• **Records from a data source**
☆ ☆ ☆ ☆ ☆ ☆ ☆
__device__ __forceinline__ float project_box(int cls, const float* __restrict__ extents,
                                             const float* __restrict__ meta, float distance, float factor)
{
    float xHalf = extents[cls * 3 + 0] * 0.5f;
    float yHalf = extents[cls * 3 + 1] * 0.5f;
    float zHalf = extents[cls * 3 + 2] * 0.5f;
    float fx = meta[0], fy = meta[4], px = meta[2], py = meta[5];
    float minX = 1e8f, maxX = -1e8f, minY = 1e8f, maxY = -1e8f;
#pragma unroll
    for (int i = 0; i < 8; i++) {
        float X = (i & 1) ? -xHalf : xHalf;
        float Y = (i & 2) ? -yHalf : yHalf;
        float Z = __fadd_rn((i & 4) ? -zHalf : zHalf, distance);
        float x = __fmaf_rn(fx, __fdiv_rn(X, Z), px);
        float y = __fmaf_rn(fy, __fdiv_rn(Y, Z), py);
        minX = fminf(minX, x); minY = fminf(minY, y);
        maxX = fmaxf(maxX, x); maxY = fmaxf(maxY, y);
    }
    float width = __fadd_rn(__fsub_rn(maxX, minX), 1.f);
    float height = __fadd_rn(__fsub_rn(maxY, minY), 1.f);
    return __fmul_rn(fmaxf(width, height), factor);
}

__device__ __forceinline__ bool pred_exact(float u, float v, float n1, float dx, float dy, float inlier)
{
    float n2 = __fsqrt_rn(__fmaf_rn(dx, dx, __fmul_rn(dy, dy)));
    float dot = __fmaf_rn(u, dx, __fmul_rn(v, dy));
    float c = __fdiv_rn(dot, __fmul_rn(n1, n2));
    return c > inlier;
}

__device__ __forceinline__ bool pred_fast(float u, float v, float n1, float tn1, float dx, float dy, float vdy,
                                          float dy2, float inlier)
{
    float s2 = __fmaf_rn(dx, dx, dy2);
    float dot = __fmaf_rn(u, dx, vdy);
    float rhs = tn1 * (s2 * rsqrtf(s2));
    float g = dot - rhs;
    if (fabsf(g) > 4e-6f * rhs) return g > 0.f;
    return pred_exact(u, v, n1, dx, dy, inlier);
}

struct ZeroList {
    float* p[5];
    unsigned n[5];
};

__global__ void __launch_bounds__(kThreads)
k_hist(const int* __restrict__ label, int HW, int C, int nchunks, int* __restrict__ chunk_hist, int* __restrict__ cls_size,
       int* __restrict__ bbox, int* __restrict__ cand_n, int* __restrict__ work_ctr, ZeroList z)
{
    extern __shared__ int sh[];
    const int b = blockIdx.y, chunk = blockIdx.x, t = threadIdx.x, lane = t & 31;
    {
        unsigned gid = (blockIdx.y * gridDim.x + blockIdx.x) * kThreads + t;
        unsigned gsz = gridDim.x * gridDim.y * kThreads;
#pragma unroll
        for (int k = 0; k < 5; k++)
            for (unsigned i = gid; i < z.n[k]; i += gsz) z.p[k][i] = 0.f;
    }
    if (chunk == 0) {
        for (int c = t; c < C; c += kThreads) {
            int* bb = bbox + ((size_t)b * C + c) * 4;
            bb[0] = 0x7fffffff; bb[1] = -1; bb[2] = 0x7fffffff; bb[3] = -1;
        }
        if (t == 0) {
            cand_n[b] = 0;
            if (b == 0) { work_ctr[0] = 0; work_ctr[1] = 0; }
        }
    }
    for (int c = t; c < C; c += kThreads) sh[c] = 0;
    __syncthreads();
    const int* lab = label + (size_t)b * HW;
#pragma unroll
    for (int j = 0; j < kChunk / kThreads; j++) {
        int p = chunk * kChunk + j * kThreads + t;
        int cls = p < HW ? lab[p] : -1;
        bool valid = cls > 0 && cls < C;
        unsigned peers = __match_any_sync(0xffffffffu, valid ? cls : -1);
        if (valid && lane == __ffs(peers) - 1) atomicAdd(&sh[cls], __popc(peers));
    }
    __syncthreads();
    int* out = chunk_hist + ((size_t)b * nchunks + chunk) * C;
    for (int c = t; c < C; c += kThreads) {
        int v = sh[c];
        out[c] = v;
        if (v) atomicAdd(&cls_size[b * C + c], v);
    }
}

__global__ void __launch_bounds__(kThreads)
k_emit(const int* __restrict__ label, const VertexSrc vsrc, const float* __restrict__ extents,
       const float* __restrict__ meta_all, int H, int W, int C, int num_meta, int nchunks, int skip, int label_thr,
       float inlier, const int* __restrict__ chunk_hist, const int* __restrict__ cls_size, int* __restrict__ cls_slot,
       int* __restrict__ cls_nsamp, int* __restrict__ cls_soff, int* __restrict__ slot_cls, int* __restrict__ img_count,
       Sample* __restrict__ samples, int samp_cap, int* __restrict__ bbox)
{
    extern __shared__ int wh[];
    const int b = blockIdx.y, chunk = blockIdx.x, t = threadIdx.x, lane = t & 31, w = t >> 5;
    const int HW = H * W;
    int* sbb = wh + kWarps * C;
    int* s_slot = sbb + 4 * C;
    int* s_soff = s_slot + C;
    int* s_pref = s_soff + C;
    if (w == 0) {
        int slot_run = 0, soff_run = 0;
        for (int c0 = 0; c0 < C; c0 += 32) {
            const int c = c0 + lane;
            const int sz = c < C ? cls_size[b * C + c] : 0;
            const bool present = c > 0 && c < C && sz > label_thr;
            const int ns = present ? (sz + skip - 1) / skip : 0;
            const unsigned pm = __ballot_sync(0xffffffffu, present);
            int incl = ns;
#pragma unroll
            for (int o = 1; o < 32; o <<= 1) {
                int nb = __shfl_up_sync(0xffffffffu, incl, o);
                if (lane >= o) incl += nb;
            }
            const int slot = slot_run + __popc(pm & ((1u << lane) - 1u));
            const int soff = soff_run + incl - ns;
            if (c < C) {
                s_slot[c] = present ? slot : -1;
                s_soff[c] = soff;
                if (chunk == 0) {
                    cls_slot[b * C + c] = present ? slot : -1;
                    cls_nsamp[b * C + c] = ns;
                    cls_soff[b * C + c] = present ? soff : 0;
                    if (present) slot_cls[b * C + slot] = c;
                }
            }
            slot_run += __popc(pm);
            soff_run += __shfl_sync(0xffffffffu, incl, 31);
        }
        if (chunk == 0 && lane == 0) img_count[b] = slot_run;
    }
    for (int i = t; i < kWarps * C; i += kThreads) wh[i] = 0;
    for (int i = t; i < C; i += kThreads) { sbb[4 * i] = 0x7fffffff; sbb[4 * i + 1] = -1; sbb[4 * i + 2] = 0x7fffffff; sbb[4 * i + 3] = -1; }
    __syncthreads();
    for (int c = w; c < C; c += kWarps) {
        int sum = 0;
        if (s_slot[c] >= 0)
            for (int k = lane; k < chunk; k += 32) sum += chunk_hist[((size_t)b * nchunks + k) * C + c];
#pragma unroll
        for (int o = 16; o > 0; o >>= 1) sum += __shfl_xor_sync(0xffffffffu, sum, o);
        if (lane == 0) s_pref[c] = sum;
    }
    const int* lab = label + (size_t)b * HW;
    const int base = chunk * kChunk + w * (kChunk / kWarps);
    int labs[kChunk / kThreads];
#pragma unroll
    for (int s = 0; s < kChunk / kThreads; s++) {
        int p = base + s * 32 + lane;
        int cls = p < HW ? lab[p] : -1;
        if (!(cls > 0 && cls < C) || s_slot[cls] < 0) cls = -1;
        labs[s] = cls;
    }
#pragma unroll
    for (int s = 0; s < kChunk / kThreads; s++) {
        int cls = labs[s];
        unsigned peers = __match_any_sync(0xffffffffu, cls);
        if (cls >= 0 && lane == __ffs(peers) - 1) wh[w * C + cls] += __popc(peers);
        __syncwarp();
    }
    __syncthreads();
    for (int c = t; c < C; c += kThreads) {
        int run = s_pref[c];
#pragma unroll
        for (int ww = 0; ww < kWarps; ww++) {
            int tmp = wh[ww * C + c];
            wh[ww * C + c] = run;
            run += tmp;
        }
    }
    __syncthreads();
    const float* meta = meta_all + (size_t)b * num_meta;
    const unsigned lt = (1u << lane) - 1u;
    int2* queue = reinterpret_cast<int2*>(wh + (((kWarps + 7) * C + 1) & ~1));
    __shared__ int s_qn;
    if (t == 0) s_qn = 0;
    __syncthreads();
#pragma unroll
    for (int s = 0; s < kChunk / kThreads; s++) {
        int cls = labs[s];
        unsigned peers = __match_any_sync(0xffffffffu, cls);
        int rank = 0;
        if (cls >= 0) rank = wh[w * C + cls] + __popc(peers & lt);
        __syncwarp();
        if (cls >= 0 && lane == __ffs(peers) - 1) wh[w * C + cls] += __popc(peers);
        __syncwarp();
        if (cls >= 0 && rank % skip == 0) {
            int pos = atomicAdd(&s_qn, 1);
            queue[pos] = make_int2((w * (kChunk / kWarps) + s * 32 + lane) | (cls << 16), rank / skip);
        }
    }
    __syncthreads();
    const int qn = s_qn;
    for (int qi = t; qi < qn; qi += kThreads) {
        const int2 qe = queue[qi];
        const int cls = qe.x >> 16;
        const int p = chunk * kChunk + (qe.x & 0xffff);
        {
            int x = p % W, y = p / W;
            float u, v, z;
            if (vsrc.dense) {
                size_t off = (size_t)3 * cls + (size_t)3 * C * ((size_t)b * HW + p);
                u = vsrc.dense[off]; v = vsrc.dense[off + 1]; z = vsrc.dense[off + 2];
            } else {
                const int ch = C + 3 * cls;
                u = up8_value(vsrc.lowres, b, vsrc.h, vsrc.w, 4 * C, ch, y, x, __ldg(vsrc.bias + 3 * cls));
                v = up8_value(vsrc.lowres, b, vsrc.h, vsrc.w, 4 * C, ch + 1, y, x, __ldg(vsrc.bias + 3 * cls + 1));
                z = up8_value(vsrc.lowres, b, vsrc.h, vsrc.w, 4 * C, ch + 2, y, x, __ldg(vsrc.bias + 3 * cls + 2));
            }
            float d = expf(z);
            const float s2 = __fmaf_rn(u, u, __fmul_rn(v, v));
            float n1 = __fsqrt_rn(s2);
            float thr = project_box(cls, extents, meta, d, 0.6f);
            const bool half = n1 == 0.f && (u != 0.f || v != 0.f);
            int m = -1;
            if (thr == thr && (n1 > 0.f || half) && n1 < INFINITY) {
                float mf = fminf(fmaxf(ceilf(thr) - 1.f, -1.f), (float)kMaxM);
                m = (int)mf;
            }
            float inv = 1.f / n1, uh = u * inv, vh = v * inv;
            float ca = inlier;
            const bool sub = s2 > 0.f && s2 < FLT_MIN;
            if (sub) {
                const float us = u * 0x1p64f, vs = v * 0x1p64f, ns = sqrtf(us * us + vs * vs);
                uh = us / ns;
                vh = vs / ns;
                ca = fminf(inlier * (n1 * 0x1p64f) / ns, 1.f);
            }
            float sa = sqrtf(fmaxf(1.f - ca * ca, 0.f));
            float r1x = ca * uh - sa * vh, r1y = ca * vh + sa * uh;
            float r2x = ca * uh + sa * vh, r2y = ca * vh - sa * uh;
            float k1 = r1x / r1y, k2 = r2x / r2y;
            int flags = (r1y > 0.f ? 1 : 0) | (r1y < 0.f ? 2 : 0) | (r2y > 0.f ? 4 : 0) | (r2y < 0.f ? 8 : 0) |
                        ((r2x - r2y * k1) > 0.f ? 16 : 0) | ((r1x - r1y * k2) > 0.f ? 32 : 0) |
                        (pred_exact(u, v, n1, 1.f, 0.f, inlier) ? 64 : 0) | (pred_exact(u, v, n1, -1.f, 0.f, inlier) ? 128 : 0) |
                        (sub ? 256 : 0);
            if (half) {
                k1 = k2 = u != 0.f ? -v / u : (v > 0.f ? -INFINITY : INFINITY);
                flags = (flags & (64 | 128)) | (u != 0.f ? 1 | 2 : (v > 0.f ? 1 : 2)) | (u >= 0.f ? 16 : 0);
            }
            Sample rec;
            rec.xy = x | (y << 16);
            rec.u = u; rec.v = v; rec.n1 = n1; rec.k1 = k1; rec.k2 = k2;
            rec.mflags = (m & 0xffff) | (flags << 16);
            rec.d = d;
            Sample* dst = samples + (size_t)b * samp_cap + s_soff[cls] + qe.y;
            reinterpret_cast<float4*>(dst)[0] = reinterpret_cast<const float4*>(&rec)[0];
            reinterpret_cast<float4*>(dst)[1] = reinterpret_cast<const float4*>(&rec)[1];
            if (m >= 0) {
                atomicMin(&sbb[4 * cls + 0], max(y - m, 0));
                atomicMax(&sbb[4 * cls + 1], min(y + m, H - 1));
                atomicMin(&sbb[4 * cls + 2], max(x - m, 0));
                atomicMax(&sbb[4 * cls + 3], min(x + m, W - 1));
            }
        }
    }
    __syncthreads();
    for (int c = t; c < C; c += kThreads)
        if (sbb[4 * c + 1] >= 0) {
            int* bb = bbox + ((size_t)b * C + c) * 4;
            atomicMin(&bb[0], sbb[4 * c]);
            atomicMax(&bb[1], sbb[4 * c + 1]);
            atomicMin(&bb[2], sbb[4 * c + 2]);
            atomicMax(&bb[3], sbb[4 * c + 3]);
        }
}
☆ ☆ ☆ ☆ ☆ ☆ ☆
• **EXERCISE BRIEF**
Look above for the line containing "int* __restrict__ cls_nsamp, int*" and the line containing "31, w = t >> 5;". Transcribe both, with the lines between them, exactly.

• **OUTPUT OF THE EXERCISE**
       int* __restrict__ cls_nsamp, int* __restrict__ cls_soff, int* __restrict__ slot_cls, int* __restrict__ img_count,
       Sample* __restrict__ samples, int samp_cap, int* __restrict__ bbox)
{
    extern __shared__ int wh[];
    const int b = blockIdx.y, chunk = blockIdx.x, t = threadIdx.x, lane = t & 31, w = t >> 5;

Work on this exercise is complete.